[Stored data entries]

************

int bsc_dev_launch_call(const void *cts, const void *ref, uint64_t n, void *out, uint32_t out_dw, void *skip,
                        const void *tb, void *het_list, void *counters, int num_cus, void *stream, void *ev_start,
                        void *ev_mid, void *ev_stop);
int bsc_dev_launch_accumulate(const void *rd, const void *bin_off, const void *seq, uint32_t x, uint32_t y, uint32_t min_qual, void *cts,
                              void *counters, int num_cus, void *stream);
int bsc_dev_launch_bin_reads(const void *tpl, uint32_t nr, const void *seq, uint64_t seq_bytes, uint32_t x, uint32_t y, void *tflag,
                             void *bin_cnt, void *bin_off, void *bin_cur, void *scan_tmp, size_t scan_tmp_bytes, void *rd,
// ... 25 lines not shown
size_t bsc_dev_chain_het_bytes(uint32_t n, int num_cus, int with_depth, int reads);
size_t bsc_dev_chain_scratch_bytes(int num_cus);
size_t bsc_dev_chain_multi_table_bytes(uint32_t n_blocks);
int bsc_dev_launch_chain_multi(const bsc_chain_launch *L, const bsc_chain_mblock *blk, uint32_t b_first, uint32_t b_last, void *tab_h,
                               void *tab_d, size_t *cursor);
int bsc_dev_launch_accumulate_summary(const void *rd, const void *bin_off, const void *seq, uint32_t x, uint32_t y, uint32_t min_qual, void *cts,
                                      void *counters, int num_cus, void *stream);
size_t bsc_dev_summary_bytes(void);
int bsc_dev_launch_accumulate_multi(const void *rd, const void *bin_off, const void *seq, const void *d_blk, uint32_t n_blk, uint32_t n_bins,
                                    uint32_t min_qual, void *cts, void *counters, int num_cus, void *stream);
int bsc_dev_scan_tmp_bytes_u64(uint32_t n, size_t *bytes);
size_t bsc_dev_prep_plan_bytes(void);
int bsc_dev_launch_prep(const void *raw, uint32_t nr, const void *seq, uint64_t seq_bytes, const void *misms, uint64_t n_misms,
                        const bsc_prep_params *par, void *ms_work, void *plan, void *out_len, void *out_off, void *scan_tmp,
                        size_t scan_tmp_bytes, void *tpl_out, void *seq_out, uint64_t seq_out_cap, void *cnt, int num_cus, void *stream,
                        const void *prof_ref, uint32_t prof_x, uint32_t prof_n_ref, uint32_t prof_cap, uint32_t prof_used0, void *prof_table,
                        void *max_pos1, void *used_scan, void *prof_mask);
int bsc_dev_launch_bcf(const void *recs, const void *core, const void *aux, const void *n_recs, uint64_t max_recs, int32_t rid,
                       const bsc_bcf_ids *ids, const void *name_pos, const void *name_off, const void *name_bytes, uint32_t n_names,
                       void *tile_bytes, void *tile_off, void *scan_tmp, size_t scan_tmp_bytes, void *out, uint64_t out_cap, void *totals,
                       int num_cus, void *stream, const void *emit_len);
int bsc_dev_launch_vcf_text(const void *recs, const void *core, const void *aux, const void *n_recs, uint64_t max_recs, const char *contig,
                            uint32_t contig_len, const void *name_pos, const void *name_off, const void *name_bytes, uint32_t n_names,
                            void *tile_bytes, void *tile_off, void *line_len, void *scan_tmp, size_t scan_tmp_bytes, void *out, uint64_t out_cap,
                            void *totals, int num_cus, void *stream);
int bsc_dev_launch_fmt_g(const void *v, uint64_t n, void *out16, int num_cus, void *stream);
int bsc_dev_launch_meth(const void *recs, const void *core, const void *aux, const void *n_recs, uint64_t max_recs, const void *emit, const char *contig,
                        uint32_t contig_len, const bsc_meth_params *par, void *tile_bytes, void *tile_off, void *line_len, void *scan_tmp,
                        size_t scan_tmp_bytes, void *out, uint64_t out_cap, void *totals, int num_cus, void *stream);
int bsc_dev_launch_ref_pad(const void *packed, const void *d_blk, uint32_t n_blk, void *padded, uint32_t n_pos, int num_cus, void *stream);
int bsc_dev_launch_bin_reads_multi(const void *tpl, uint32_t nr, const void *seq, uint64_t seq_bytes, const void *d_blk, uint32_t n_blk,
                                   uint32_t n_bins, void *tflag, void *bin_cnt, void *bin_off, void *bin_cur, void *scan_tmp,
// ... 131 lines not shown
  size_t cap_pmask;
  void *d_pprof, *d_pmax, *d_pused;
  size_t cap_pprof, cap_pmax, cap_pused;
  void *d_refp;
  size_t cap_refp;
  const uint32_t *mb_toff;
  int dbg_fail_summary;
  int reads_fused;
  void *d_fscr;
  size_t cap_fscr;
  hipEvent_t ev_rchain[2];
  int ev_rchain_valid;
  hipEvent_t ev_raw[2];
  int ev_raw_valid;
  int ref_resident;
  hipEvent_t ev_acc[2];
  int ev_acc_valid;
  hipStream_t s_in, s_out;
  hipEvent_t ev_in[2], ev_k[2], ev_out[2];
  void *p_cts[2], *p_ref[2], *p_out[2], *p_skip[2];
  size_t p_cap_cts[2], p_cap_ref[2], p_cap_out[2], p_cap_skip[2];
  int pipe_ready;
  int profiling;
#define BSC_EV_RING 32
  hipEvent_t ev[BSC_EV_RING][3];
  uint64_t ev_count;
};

************

What is expected:
Repeat, word for word, the lines from the start of the records to the line that contains "void *tab_d, size_t", both of them included, and no others.

Response to the exercise:
int bsc_dev_launch_call(const void *cts, const void *ref, uint64_t n, void *out, uint32_t out_dw, void *skip,
                        const void *tb, void *het_list, void *counters, int num_cus, void *stream, void *ev_start,
                        void *ev_mid, void *ev_stop);
int bsc_dev_launch_accumulate(const void *rd, const void *bin_off, const void *seq, uint32_t x, uint32_t y, uint32_t min_qual, void *cts,
                              void *counters, int num_cus, void *stream);
int bsc_dev_launch_bin_reads(const void *tpl, uint32_t nr, const void *seq, uint64_t seq_bytes, uint32_t x, uint32_t y, void *tflag,
                             void *bin_cnt, void *bin_off, void *bin_cur, void *scan_tmp, size_t scan_tmp_bytes, void *rd,
// ... 25 lines not shown
size_t bsc_dev_chain_het_bytes(uint32_t n, int num_cus, int with_depth, int reads);
size_t bsc_dev_chain_scratch_bytes(int num_cus);
size_t bsc_dev_chain_multi_table_bytes(uint32_t n_blocks);
int bsc_dev_launch_chain_multi(const bsc_chain_launch *L, const bsc_chain_mblock *blk, uint32_t b_first, uint32_t b_last, void *tab_h,
                               void *tab_d, size_t *cursor);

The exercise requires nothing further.